• WHAT YOU NEED TO DO: Give the number of lines below that contain the word "gmean", and nothing else.

+ + + + + + +

void ArrowBatch::CertifyAddReads(const std::vector<int>& readsIn, double threshold)
{
    if (std::isnan(threshold)) return;
    std::vector<int> redo;
    for (int ri : readsIn) {
        HRead& r = reads_[ri];
        if (r.dev <= 0.0 || r.status != kFillOk || !std::isfinite(r.baseline)) continue;
        double mean = 0.0, var = 0.0;
        MeanVar(zmws_[r.zmw], r.strand, r.ts, r.te, &mean, &var);
        const double sd = std::sqrt(var);
        const double z = (r.baseline - mean) / sd;
        if (!std::isfinite(z) || std::fabs(z - threshold) <= (r.dev + 4.0 * kUnitRoundoff * (std::fabs(r.baseline) +
                                                                                          std::fabs(mean))) / sd +
                                                                  8.0 * kUnitRoundoff * std::fabs(z)) {
            r.exact = true;
            redo.push_back(ri);
        }
    }
    if (redo.empty()) return;
    counters_.uncertainReads += (long long)redo.size();
    FillReads(redo);
}

int ArrowBatch::FinishAddRead(int ri, double threshold)
{
    HRead& r = reads_[ri];
    int res = kSuccess;
    if (r.status == kFillBadInput) res = kOther;
    else if (r.status == kFillMismatch || std::isinf(r.baseline)) res = kAlphaBetaMismatch;
    if (res == kSuccess && !std::isnan(threshold)) {
        double mean = 0.0, var = 0.0;
        MeanVar(zmws_[r.zmw], r.strand, r.ts, r.te, &mean, &var);
        const double ll = r.baseline;
        const double z = (ll - mean) / std::sqrt(var);
        if (!std::isfinite(ll) || !std::isfinite(z) || z < threshold) res = kPoorZScore;
    }
    r.active = res == kSuccess;
    descDirty_ = true;
    return res;
}

double ArrowBatch::BaselineScore(int zi) const
{
    const HZmw& z = zmws_[zi];
    double s = 0.0;
    for (int k = 0; k < z.nReads; ++k) {
        const HRead& r = reads_[z.readBegin + k];
        if (r.active) s += r.baseline;
    }
    return s;
}

void ArrowBatch::ZScores(int zi, double* zg, double* za, std::vector<double>* zs) const
{
    const HZmw& z = zmws_[zi];
    const double nan = std::numeric_limits<double>::quiet_NaN();
    zs->clear();
    double gmean = 0.0, gvar = 0.0;
    size_t n = 0;
    for (int k = 0; k < z.nReads; ++k) {
        const HRead& r = reads_[z.readBegin + k];
        if (!r.active) { zs->push_back(nan); continue; }
        n += 1;
        const int s = r.ts, e = r.te - 1;
        if (e - s < 1) { zs->push_back(nan); continue; }
        double mu = 0.0, var = 0.0;
        MeanVar(z, r.strand, r.ts, r.te, &mu, &var);
        gmean += mu;
        gvar += var;
        zs->push_back((r.baseline - mu) / std::sqrt(var));
    }
    const double gs = BaselineScore(zi);
    *zg = (gvar == 0.0) ? nan : (gs - gmean) / std::sqrt(gvar);
    *za = (n == 0 || gvar == 0.0) ? nan : (gs / n - gmean / n) / std::sqrt(gvar / n);
}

+ + + + + + +

• ANSWER TO THE EXERCISE: 4